^ Yeah, and that's the thing about "obsolete" ammunition as it pertains to antiques or replicas: it can go either way.
The three centerfire cartridges I know of that are "obsolete" are the .577 Snider, .450/.577 Martini-Henry, and the .50-90 Sharps. .577 Snider however, is pretty easy to make as it requires 24 gauge primed hulls, a .590 or .600 round ball, and some black powder. All you have to do is cut the hulls down a bit, measure the powder, and stuff the ball into it. Then you've got a working cartridge that can be shot in an old Snider.
I guess because all those components are sold separately, the ATF lets it slide, but God forbid if the hulls, powder, and balls were sold in a kit along with a boxcutter. The devastation that might cause would be akin to giving ISIS a nuke.

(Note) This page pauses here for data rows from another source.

# linum-uqam/ViT-OCM-WMSegmentation

Measured on NVIDIA B200. Metric: sliding_window_seg_megapixels_per_s, higher is better.
Workload: dtype fp16

## Files before the change

### vit-ocm-wmsegmentation_b200/csrc/attention_quad_sm100.cuh

```cuda
#pragma once
#include "attention_sm100.cuh"

namespace vitocm {

constexpr int AQ_PIPES = 4;
constexpr int AQ_BKV = 64;
constexpr int AQ_RING = 5;
constexpr int AQ_TILE_BYTES = AQ_BKV * ATT_DH * 2;
constexpr int AQ_Q_BYTES = ATT_BQ * ATT_DH * 2;
constexpr int AQ_THREADS = (4 * AQ_PIPES + 4) * 32;
constexpr int AQ_PIPE_SMEM = AQ_Q_BYTES + AQ_RING * AQ_TILE_BYTES;
constexpr int AQ_PIPE_BARS = 128;
constexpr int AQ_SMEM_BYTES = AQ_PIPES * (AQ_PIPE_SMEM + AQ_PIPE_BARS) + 64 + 1024 ;
constexpr int AQ_REGS_SOFTMAX = 104;
constexpr int AQ_REGS_CTRL = 64;
static_assert(16 * AQ_REGS_SOFTMAX + 4 * AQ_REGS_CTRL <= 20 * 96, "quad attention: setmaxnreg budgets exceed the launch allocation");
static_assert(AQ_SMEM_BYTES <= 227 * 1024, "quad attention: shared memory");
constexpr int AQ_S_COL = 0;
constexpr int AQ_O_COL = 64;

__device__ __forceinline__ void aq_decode(const AttnArgs& a, int it, int& pair0, int& qt, int& nslots) {
  if (a.group_items == 0) {
    pair0 = it / a.n_fullq;
    qt = it - pair0 * a.n_fullq;
    nslots = 1;
    return;
  }
  const int g = it / a.group_items, r = it - g * a.group_items;
  if (r < a.pack * a.n_fullq) {
    const int pi = r / a.n_fullq;
    pair0 = g * a.pack + pi;
    qt = r - pi * a.n_fullq;
    nslots = 1;
  } else {
    pair0 = g * a.pack;
    qt = a.n_fullq;
    nslots = a.pack;
  }
}
template <int NS, int SL>
__device__ __forceinline__ void aq_slot_mask(uint32_t (&m)[4]) {
#pragma unroll
  for (int w = 0; w < 4; ++w) m[w] = ((NS == 4 ? w : (NS == 2 ? (w >> 1) : 0)) == SL) ? 0u : 0xffffffffu;
}
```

Then you could look at the Webley revolvers and .455 Webley. I'd be bold and say that the .455 Webley is antique because I can't find it in any gun store I walk into nor can I find it in an internet search. There may be some boxes of .455 ammo sitting around somebody's basement and are sold at a gun show, but I hardly call what a guy has had in his basement for 50 years an ordinary channel.
But, if Fiocchi decides to crank out some .455 ammo again for a limited run and it starts popping up online, it changes things.
I guess this is why the BATFE doesn't have a master list.
I don't mean to go on a rant here, but this goes back to creating a system to "keep guns out of dangerous people's hands" hence the ambiguity. I severely doubt some arms trafficker is gonna consult the BATFE website on a master list of antique guns and ammo so he can go to a gun show in Indiana and buy them by the truckload along with guns bought in a private sale and put them in a mythical van and drive back to Chicago to sell on the streets.
It's a system designed to control law abiding people because that's the only people the government and the law controls; the law doesn't control criminals. Even with all the restrictions and regulations on gun sales today, criminals are still getting their hands on them.
If somebody couldn't pass a NICS check and winds up with a Webley or a .46 Rimfire 1858 conversion and working ammo, what does it matter? Until a criminal act is committed with those guns, I don't see any reason it needs to be an issue. It's the same old concept of "it's not the gun, it's the person" that the anti's and the politicians can't comprehend.